JOSÉ Manuel Rodríguez, Rodri, periodista de Radio Nacional, ha publicado un par de simpatiquísimos discos con algunas de las canciones que prohibió la censura franquista en las décadas de los cincuenta y sesenta del siglo pasado. En el imaginario, el censor era un sujeto oscuro, casposo y zote que se limitaba a aplicar, con la diligencia burocrática de un funcionario leal, las normas elaboradas por los estamentos de control superiores. El problema (su problema) consistía en que no había pautas exactas para aplicar en cada canción, libro o folleto sino normas generales, y el censor se veía en la obligación de emplear sus conocimientos, celo y sensibilidad a los casos particulares con resultados casi siempre estrafalarios y peregrinos.

La selección musical de Rodri es un compendio jugosísimo del genio moral del censor. En cada canción se adivinan las zozobras que turbaban la conciencia del verdugo del lápiz y las tijeras, por ejemplo, cuando rechazó un corrido de Pedro Infante titulado, machistamente diríamos hoy, El gavilán pollero ("se llevó mi polla / el gavilán pollero, / la pollita que más quiero", etcétera). O cuando dio por buena una famosa canción erótica porque no encontró transcritos los jadeos...

Tanto la censura musical como la audiovisual se transforman, con los años, en una suerte de arqueología moral que suscita un tipo de humor nostálgico. En otros casos no. En otros casos siguen causando la misma aversión e inquietud que cuando las obras fueron sometidas al secuestro o a la reprobación. Ayer la consejera de Educación, Cándida Martínez, presentó la edición facsímil del Estudio sobre el transformismo, un libro escrito por un profesor granadino, Rafael García, en 1889, en defensa de la teoría evolucionista de Darwin. El volumen fue censurado, su autor excomulgado y el libro destruido (del Estudio sobre el transformismo sólo sobrevivieron tres ejemplares).

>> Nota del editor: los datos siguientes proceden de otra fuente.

template <int H, int K, int NT, int R, bool LAST>
__global__ __launch_bounds__(256, 1) void wn_layer_fwd(WNP p) {
  constexpr int PITCH = H * 2;
  constexpr int SPR = H / 8;
  constexpr int NCH = H / 32;
  constexpr int MT = H / 16 / 4;
  constexpr int P = 16 * NT;
  constexpr int HALO = (K - 1) / 2;
  constexpr int XROWS = P + K - 1;
  constexpr int NKA = NCH * K, NKB = NCH;
  constexpr int MA = 2 * MT;
  constexpr int MB = LAST ? MT : 2 * MT;
  static_assert(H % 64 == 0 && SPR % 8 == 0, "rows of whole 128-byte groups, M-tiles divisible by the four waves");
  extern __shared__ __attribute__((aligned(1024))) unsigned char smem[];
  unsigned char* xs = smem;
  unsigned char* acl = smem + ((XROWS + 7) & ~7) * PITCH;
  const int tid = threadIdx.x, lane = tid & 63, wm = __builtin_amdgcn_readfirstlane(tid >> 6);
  const int n = lane & 15, g = lane >> 4;
  const int seq = blockIdx.x / p.tps;
  const int q0 = (blockIdx.x - seq * p.tps) * P;
  const long sbase = (long)seq * p.L;

  u32x4 fa[R][MA];
  auto tileA = [&](int i) {
    return i < MT ? wm * MT + i : H / 16 + wm * MT + i - MT;
  };
  auto issue_a = [&](const h16_t* w, const int nk, const int ks, const int s, auto cnt) {
    constexpr int CNT = decltype(cnt)::value;
#pragma unroll
    for (int i = 0; i < CNT; ++i)
      fa[s][i] = *reinterpret_cast<const u32x4*>(w + ((long)(tileA(i) * nk + ks) * 64 + lane) * 8);
  };
  using CA = std::integral_constant<int, MA>;
  using CB = std::integral_constant<int, MB>;

  constexpr int NP = XROWS * SPR;
  constexpr int PER = (NP + 255) / 256;
  uint4 xv[PER];
#pragma unroll
  for (int u = 0; u < PER; ++u) {
    const int idx = u * 256 + tid;
    const int r = idx / SPR, sl = idx - r * SPR;
    const int pos = q0 - HALO + r;
    xv[u] = (idx < NP && pos >= 0 && pos < p.L) ? *reinterpret_cast<const uint4*>(p.x + (sbase + pos) * H + sl * 8)
                                                : make_uint4(0, 0, 0, 0);
  }
#pragma unroll
  for (int s = 0; s < R - 1 && s < NKA; ++s) issue_a(p.w_in, NKA, s, s, CA{});
  float bA0[MT][4], bA1[MT][4], bB0[MT][4], bB1[MT][4];
  u32x2 gA0[MT], gA1[MT], accp[MT][NT];
  const int len = p.lens ? p.lens[seq] : p.L;
#pragma unroll
  for (int i = 0; i < MT; ++i) {
    const int h = (wm * MT + i) * 16 + g * 4;
    const f32x4 z = {0.f, 0.f, 0.f, 0.f};
    const f32x4 a0 = p.b_in ? *reinterpret_cast<const f32x4*>(p.b_in + h) : z;
    const f32x4 a1 = p.b_in ? *reinterpret_cast<const f32x4*>(p.b_in + H + h) : z;
    const f32x4 c0 = p.b_rs ? *reinterpret_cast<const f32x4*>(p.b_rs + h) : z;
    const f32x4 c1 = (!LAST && p.b_rs) ? *reinterpret_cast<const f32x4*>(p.b_rs + H + h) : z;
#pragma unroll
    for (int r = 0; r < 4; ++r) { bA0[i][r] = a0[r]; bA1[i][r] = a1[r]; bB0[i][r] = c0[r]; bB1[i][r] = c1[r]; }
    gA0[i] = gA1[i] = u32x2{0u, 0u};
    if (p.g) {
      gA0[i] = *reinterpret_cast<const u32x2*>(p.g + (long)seq * 2 * H + h);
      gA1[i] = *reinterpret_cast<const u32x2*>(p.g + (long)seq * 2 * H + H + h);
    }
#pragma unroll
    for (int j = 0; j < NT; ++j) {
      const int pos = q0 + j * 16 + n;
      accp[i][j] = (p.acc_in && pos < p.L) ? *reinterpret_cast<const u32x2*>(p.acc_in + (sbase + pos) * H + h) : u32x2{0u, 0u};
    }
  }
#pragma unroll
  for (int u = 0; u < PER; ++u) {
    const int idx = u * 256 + tid;
    if (idx >= NP) continue;
    const int r = idx / SPR, sl = idx - r * SPR;
    *reinterpret_cast<uint4*>(xs + r * PITCH + wslot(r, sl) * 16) = xv[u];
  }
  __syncthreads();

  auto conv = [&](auto& acc, const h16_t* w, auto nk_c, auto taps_c, auto cnt, const unsigned char* rows) {
    constexpr int NK = decltype(nk_c)::value, TAPS = decltype(taps_c)::value, CNT = decltype(cnt)::value;
    u32x4 fb[NT];
    auto b_addr = [&](const int ks) {
      const int ch = ks / TAPS, tap = ks - ch * TAPS;
      const int row = n + tap;
      return rows + row * PITCH + wslot(row, ch * 4 + g) * 16;
    };
    {
      const unsigned char* b0 = b_addr(0);
#pragma unroll
      for (int j = 0; j < NT; ++j) {
        fb[j] = *reinterpret_cast<const u32x4*>(b0 + j * 16 * PITCH);
      }
    }
#pragma unroll
    for (int ks = 0; ks < NK; ++ks) {
      const int s = ks % R;
      if (ks + R - 1 < NK) issue_a(w, NK, ks + R - 1, (ks + R - 1) % R, cnt);
#pragma unroll
      for (int i = 0; i < CNT; ++i) tie(fa[s][i]);
      const unsigned char* nb = b_addr(ks + 1 < NK ? ks + 1 : ks);
#pragma unroll
      for (int j = 0; j < NT; ++j) {
        tie(fb[j]);
#pragma unroll
        for (int i = 0; i < CNT; ++i)
          acc[i][j] = EVT_MFMA_16x16x32(as_h8(fa[s][i]), as_h8(fb[j]), acc[i][j], 0, 0, 0);
        fb[j] = *reinterpret_cast<const u32x4*>(nb + j * 16 * PITCH);
      }
    }
  };

  {
    f32x4 acc[MA][NT];
#pragma unroll
    for (int i = 0; i < MA; ++i)
#pragma unroll
      for (int j = 0; j < NT; ++j) acc[i][j] = f32x4{0.f, 0.f, 0.f, 0.f};
    conv(acc, p.w_in, std::integral_constant<int, NKA>{}, std::integral_constant<int, K>{}, CA{}, xs);
#pragma unroll
    for (int s = 0; s < R - 1 && s < NKB; ++s) issue_a(p.w_rs, NKB, s, s, CB{});
#pragma unroll
    for (int i = 0; i < MT; ++i) {
      const int h = (wm * MT + i) * 16 + g * 4;
      float ga[4], gb[4];
      unpack4(gA0[i], ga);
      unpack4(gA1[i], gb);
#pragma unroll
      for (int j = 0; j < NT; ++j) {
        const int m = j * 16 + n;
        const int pos = q0 + m;
        h16_t xa[4], xb[4], o4[4];
#pragma unroll
        for (int r = 0; r < 4; ++r) {
          xa[r] = f2h(acc[i][j][r] + bA0[i][r]);
          xb[r] = f2h(acc[MT + i][j][r] + bA1[i][r]);
          const float a = h2f(xa[r]) + ga[r], b = h2f(xb[r]) + gb[r];
          o4[r] = f2h(tanh_f(a) * sigmoid_f(b));
        }
        *reinterpret_cast<uint2*>(acl + m * PITCH + wslot(m, h >> 3) * 16 + (h & 7) * 2) = *reinterpret_cast<uint2*>(o4);
        if (pos < p.L) {
          h16_t* xi = p.x_in + (sbase + pos) * 2 * H + h;
          *reinterpret_cast<uint2*>(xi) = *reinterpret_cast<uint2*>(xa);
          *reinterpret_cast<uint2*>(xi + H) = *reinterpret_cast<uint2*>(xb);
          *reinterpret_cast<uint2*>(p.acts + (sbase + pos) * H + h) = *reinterpret_cast<uint2*>(o4);
        }
      }
    }
  }
  __syncthreads();

  {
    f32x4 acc[MB][NT];
#pragma unroll
    for (int i = 0; i < MB; ++i)
#pragma unroll
      for (int j = 0; j < NT; ++j) acc[i][j] = f32x4{0.f, 0.f, 0.f, 0.f};
    conv(acc, p.w_rs, std::integral_constant<int, NKB>{}, std::integral_constant<int, 1>{}, CB{}, acl);
#pragma unroll
    for (int i = 0; i < MT; ++i) {
      const int h = (wm * MT + i) * 16 + g * 4;
#pragma unroll
      for (int j = 0; j < NT; ++j) {
        const int m = j * 16 + n;
        const int pos = q0 + m;
        if (pos >= p.L) continue;
        const bool live = pos < len;
        float ap[4];
        unpack4(accp[i][j], ap);
        h16_t o1[4], o2[4];
        if constexpr (LAST) {
#pragma unroll
          for (int r = 0; r < 4; ++r) {
            const float rs = h2f(f2h(acc[i][j][r] + bB0[i][r]));
            o2[r] = f2h(live ? ap[r] + rs : 0.f);
          }
        } else {
          float xo[4];
          const int xr = HALO + m;
          unpack4(*reinterpret_cast<const u32x2*>(xs + xr * PITCH + wslot(xr, h >> 3) * 16 + (h & 7) * 2), xo);
#pragma unroll
          for (int r = 0; r < 4; ++r) {
            const float r0 = h2f(f2h(acc[i][j][r] + bB0[i][r]));
            const float r1 = h2f(f2h(acc[MT + i][j][r] + bB1[i][r]));
            o1[r] = f2h(live ? xo[r] + r0 : 0.f);
            o2[r] = f2h(ap[r] + r1);
          }
          *reinterpret_cast<uint2*>(p.x_out + (sbase + pos) * H + h) = *reinterpret_cast<uint2*>(o1);
        }
        *reinterpret_cast<uint2*>(p.acc_out + (sbase + pos) * H + h) = *reinterpret_cast<uint2*>(o2);
      }
    }
  }
}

¿Por qué nos divierte a veces la censura y nos turba otras? Porque en ciertos casos somos conscientes de la perduración del espíritu inquisitivo. Porque, a pesar del tiempo transcurrido desde los autos de fe contra ciertas teorías científicas, la excitación del debate, el pundonor anticientífico y el espíritu interventor de ciertos estamentos, no sólo religiosos, ha sobrevivido hasta hoy. No hay censura, no, pero perviven los puntos de vista cerrados e intransigentes que justificaron entonces la terrible diligencia del censor. Resulta difícil aceptar que hoy, en España, hayan renacido los defensores de la teoría creacionista que niega los postulados darwinistas o se ponga en duda la legitimidad de la investigación embrionaria. En cambio, nos da risa cómo desplumaron a El gavilán pollero.